Input data START
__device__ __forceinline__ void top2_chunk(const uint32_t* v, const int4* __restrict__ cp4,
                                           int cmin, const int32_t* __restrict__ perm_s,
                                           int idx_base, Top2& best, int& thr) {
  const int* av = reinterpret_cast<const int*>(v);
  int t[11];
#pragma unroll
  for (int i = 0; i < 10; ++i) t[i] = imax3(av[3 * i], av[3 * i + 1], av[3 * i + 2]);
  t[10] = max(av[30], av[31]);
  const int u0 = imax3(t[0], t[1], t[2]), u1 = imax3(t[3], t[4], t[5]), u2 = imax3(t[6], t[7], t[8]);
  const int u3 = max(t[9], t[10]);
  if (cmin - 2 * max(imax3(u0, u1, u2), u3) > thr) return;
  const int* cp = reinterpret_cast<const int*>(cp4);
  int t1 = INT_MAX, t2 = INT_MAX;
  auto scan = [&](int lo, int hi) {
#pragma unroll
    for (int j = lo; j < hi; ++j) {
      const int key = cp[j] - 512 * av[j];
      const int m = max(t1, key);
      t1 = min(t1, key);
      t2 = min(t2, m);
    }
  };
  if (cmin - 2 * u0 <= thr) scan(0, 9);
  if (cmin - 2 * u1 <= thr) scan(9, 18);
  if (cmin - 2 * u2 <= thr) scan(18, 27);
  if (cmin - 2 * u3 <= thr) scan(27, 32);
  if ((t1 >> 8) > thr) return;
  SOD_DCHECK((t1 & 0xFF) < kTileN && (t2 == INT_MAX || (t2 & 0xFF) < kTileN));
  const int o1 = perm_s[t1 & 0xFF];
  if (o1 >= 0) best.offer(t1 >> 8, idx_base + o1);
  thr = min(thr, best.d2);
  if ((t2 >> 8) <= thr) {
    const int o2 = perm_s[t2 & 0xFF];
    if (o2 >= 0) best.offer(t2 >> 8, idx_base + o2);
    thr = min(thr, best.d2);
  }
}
Input data END
**Exercise requirements**
Return, without any change, only the lines from the one containing "auto scan = [&](int" through the last line of the entries above.

**Output for this exercise**
  auto scan = [&](int lo, int hi) {
#pragma unroll
    for (int j = lo; j < hi; ++j) {
      const int key = cp[j] - 512 * av[j];
      const int m = max(t1, key);
      t1 = min(t1, key);
      t2 = min(t2, m);
    }
  };
  if (cmin - 2 * u0 <= thr) scan(0, 9);
  if (cmin - 2 * u1 <= thr) scan(9, 18);
  if (cmin - 2 * u2 <= thr) scan(18, 27);
  if (cmin - 2 * u3 <= thr) scan(27, 32);
  if ((t1 >> 8) > thr) return;
  SOD_DCHECK((t1 & 0xFF) < kTileN && (t2 == INT_MAX || (t2 & 0xFF) < kTileN));
  const int o1 = perm_s[t1 & 0xFF];
  if (o1 >= 0) best.offer(t1 >> 8, idx_base + o1);
  thr = min(thr, best.d2);
  if ((t2 >> 8) <= thr) {
    const int o2 = perm_s[t2 & 0xFF];
    if (o2 >= 0) best.offer(t2 >> 8, idx_base + o2);
    thr = min(thr, best.d2);
  }
}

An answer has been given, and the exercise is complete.